The device combines temperature, pH, ion-selective, and sweat-rate sensing in a single patch, enabling simultaneous monitoring of multiple physiologically relevant parameters. The ammonium- and potassium-selective electrodes, pH sensor, and temperature channel demonstrated reproducible, linear responses within relevant concentration and temperature ranges, while the sweat-rate sensor provided a flow-dependent current signal suitable for tracking changes in perspiration dynamics. Although the sodium-selective electrode currently shows strongly sub-Nernstian behavior, it highlights the feasibility of adding further ion channels to the same tLSG platform and identifies clear targets for membrane optimization.
A custom PDMS adhesive patch with suction-cup-inspired microstructures was engineered to enhance attachment on skin-like substrates under dry and wet conditions. Adhesion tests revealed that the optimized hexagonal pattern, combined with an appropriate PDMS mixing ratio and curing temperature, can generate sufficient detachment forces to support the weight of the integrated electronics during movement. This mechanical robustness, together with the softness of PDMS, is crucial for stable, long-term wearable operation without compromising user comfort.

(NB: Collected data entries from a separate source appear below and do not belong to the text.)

# lalithsuresh/rapid

Hardware: NVIDIA H100
Metric: alert_cells_per_sec_to_converged_cut (higher is better)
Workload: dtype u16

## Files before the change

rapid_b200/csrc/cd_bucketed.cu:

```cuda
#include <cooperative_groups.h>

#include <algorithm>
#include <climits>
#include <cstdlib>

#include "cd_internal.cuh"

namespace cg = cooperative_groups;

namespace rapid {

constexpr int UNI_MINBLOCKS = 5;
constexpr int PF_DIST = 2;

constexpr int TILE_R = 1024;
constexpr int UNI_THREADS = 128;
constexpr int GEN_THREADS = 256;
constexpr int STAGE = 32;
constexpr int MAXK = RAPID_MAX_K;
constexpr int SMALL_SEG = 4;
constexpr uint32_t T32_NONE = 0xFFFFFFFFu;
constexpr uint64_t T64_NONE = ~0ULL;
constexpr uint32_t RF_K3 = 16u;
constexpr uint32_t RF_ACTIVE = 32u;
constexpr uint32_t RF_MIXED_EMIT = 64u;

constexpr uint32_t MX_ON = 1u, MX_NEG = 2u, MX_HAS_E = 4u, MX_DONE = 8u;
constexpr uint32_t MX_REF = 32u;
constexpr uint32_t MX_TIME = 16u;

constexpr uint32_t PF_SEEN = 1u;
constexpr uint32_t PF_NEGINF = 2u;

struct ChunkAcc {
    uint32_t nL, nH, tp, nUn, fl, minTH, minTLun, pad_;
    uint64_t h1, h2;
    uint32_t nLp, nHp, tpc, minBHp, minBLlong, pad2_;
    uint64_t h1p, h2p;
};

constexpr int PF_SHIFT = 30;
constexpr uint32_t TP_MASK = (1u << PF_SHIFT) - 1u;

struct Partials {
    uint4* cnt;
    uint4* cntp;
    uint64_t* minTH;
    uint64_t* minTLun;
    uint64_t* h1;
    uint64_t* h2;
    uint64_t* h1p;
    uint64_t* h2p;
    uint2* seq;
    int32_t* flag;
    ChunkAcc* chunk;
    int n_tiles;
};

struct Bucketed {
    DevBuf<int32_t> sidx;
    DevBuf<int32_t> seg_cnt, batch_slots;
    DevBuf<int32_t> bins, ovf, cell_batch;
    DevBuf<SubjDesc> desc;
    DevBuf<SubjWalk> walk;
    DevBuf<uint8_t> s_ring, s_status;
    DevBuf<int32_t> p_flag;
    DevBuf<ChunkAcc> p_chunk;
    DevBuf<uint4> p_cnt, p_cntp;
    DevBuf<uint64_t> p_minTH, p_minTLun, p_h1, p_h2, p_h1p, p_h2p;
    DevBuf<uint2> p_seq;
    DevBuf<SubjWalk> pwalk;
    DevBuf<unsigned char> ra_dev;
    DevBuf<uint32_t> mx_fl;
    DevBuf<uint64_t> mx_a, mx_cand, mx_emax;
    DevBuf<uint64_t> mx_p1, mx_p2;
    DevBuf<int32_t> mx_pc;
    DevBuf<unsigned long long> mx_e1, mx_e2;
    DevBuf<int32_t> mx_ec;
    DevBuf<uint64_t> estar;
    DevBuf<int32_t> mx_changed;
    DevBuf<uint32_t> mx_dev;
    DevBuf<int32_t> batch_index;
    DevBuf<int32_t> inv_res, inv_ticket;
    DevBuf<unsigned long long> inv_h1, inv_h2;
    DevBuf<int32_t> wl_slots, wl_count, wl_listed, wl_so_tab;
    DevBuf<uint8_t> wl_in_tile;
    DevBuf<uint8_t> has_so;
    size_t in_list_slots = 0;
    int n_tiles = 0;
    size_t part_cap = 0;
    int slots_uniform = 0, slots_generic = 0;
    int resolve_grid = 0;
};

struct Visit {
    int c0, c1;
    bool crossL, crossH;
    uint32_t tL, tH;
};

__device__ __forceinline__ Visit visit_uniform(uint32_t ur, const SubjDesc& d, const SubjWalk& w, int L, int H) {
    Visit v;
    v.tL = 0; v.tH = 0;
    if (ur == d.pmask) {
        v.c0 = __popc(ur); v.c1 = __popc(ur | d.bmask);
        v.tL = d.tLf; v.tH = d.tHf;
    } else {
        int c = __popc(ur);
        v.c0 = c;
        const int nr = d.nr;
        for (int q = 0; q < nr; ++q) {
            const int k = w.ring[q];
            const bool isnew = !((ur >> k) & 1u);
            c += isnew;
            if (isnew && c == L) v.tL = w.time[q];
            if (isnew && c == H) v.tH = w.time[q];
        }
        v.c1 = c;
    }
    v.crossL = v.c0 < L && v.c1 >= L;
    v.crossH = v.c0 < H && v.c1 >= H;
    return v;
}

__device__ __forceinline__ Visit visit_counts(uint32_t ur, const SubjDesc& d, uint32_t RM, int L, int H) {
    Visit v;
    v.tL = 0; v.tH = 0;
    v.c0 = __popc(ur);
    v.c1 = __popc((ur | d.bmask) & RM);
    v.crossL = v.c0 < L && v.c1 >= L;
    v.crossH = v.c0 < H && v.c1 >= H;
    return v;
}

struct Acc {
    uint32_t nL = 0, nH = 0, tp = 0, nUn = 0, flags = 0;
    uint32_t minTH = T32_NONE, minTLun = T32_NONE;
    uint64_t h1 = 0, h2 = 0;
    uint32_t nLp = 0, nHp = 0, tpc = 0, minBHp = T32_NONE, minBLlong = T32_NONE;
    uint64_t h1p = 0, h2p = 0;
};

__device__ __forceinline__ bool accumulate(Acc& a, const Visit& v, const SubjDesc& d, int L, int H) {
    if (v.c0 >= L && v.c0 < H) a.tp++;
    if (v.crossL) a.nL++;
    if (v.crossH) { a.nH++; a.minTH = min(a.minTH, v.tH); a.h1 += d.mix1; a.h2 += d.mix2; }
    if (v.c1 >= L && v.c1 < H) {
        if (v.crossL) { a.nUn++; a.minTLun = min(a.minTLun, v.tL); }
        else a.flags |= PF_NEGINF;
        return true;
    }
    return false;
}
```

Finally, the system was deployed during an adaptive cycling marathon across Saudi Arabia, providing an initial demonstration of robustness and feasibility in a demanding real-world scenario. The platform withstood prolonged use, repeated mechanical deformation, and varying sweating conditions, underscoring its potential for sports performance monitoring and rehabilitation-focused applications. Future efforts will concentrate on improving ion-selective membrane formulations, refining sweat-rate transduction at higher flow regimes, validating sensor outputs in real sweat against clinical standards, and integrating wireless electronics to realize a fully autonomous, multiplexed wearable sweat monitoring system.